[RECORDS FOR PROCESSING Boundary: Start]

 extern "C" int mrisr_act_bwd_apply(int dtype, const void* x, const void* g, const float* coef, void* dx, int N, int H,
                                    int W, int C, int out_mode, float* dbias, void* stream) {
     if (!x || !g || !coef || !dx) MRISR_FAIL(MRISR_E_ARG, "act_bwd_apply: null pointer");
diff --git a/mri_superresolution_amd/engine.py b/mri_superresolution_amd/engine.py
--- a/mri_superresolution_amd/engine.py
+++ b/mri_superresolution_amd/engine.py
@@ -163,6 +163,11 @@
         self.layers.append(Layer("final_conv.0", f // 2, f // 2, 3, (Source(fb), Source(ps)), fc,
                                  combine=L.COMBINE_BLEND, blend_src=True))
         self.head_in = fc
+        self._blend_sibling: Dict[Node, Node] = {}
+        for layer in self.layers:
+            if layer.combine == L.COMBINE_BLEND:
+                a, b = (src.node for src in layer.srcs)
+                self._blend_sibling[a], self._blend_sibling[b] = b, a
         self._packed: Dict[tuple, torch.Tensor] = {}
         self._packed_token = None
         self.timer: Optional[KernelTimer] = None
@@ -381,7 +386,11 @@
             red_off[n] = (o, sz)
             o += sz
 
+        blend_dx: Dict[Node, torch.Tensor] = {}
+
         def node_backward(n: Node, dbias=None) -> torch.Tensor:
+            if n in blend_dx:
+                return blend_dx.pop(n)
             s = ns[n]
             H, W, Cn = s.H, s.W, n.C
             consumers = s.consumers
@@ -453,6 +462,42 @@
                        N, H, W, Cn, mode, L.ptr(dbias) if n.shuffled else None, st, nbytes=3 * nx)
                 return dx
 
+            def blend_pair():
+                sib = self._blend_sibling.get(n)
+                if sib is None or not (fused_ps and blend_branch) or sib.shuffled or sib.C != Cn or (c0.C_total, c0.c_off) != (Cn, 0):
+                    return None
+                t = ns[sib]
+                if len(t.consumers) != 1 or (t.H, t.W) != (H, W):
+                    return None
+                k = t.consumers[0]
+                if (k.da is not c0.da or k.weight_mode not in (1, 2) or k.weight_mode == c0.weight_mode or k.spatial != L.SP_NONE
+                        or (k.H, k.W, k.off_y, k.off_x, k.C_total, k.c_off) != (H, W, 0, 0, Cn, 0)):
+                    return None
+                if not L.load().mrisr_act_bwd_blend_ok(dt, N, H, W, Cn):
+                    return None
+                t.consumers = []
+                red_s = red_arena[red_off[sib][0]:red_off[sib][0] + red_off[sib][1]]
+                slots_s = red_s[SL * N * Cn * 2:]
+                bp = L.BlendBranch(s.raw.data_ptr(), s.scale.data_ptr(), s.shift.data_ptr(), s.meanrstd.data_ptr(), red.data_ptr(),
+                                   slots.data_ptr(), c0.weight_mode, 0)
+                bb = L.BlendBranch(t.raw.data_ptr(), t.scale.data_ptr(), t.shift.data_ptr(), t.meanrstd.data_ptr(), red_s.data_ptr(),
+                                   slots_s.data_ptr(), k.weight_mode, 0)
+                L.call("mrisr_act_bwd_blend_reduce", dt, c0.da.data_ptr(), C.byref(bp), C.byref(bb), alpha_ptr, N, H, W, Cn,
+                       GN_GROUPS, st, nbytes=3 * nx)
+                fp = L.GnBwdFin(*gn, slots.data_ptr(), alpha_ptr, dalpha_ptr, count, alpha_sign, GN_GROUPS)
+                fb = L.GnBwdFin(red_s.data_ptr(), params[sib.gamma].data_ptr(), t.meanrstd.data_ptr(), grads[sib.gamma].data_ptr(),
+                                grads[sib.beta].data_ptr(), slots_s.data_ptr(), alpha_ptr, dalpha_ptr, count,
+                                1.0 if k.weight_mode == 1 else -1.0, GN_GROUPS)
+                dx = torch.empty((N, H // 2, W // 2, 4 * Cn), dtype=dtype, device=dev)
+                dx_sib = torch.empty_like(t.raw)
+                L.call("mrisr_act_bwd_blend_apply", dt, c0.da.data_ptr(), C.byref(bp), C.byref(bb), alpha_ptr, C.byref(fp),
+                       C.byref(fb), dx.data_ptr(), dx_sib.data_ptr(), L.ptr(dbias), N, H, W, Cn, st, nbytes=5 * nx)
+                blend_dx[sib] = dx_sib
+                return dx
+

[RECORDS FOR PROCESSING Boundary: End]

Scan the entries above and report the number of lines that contain the word "layers", with no added text.

2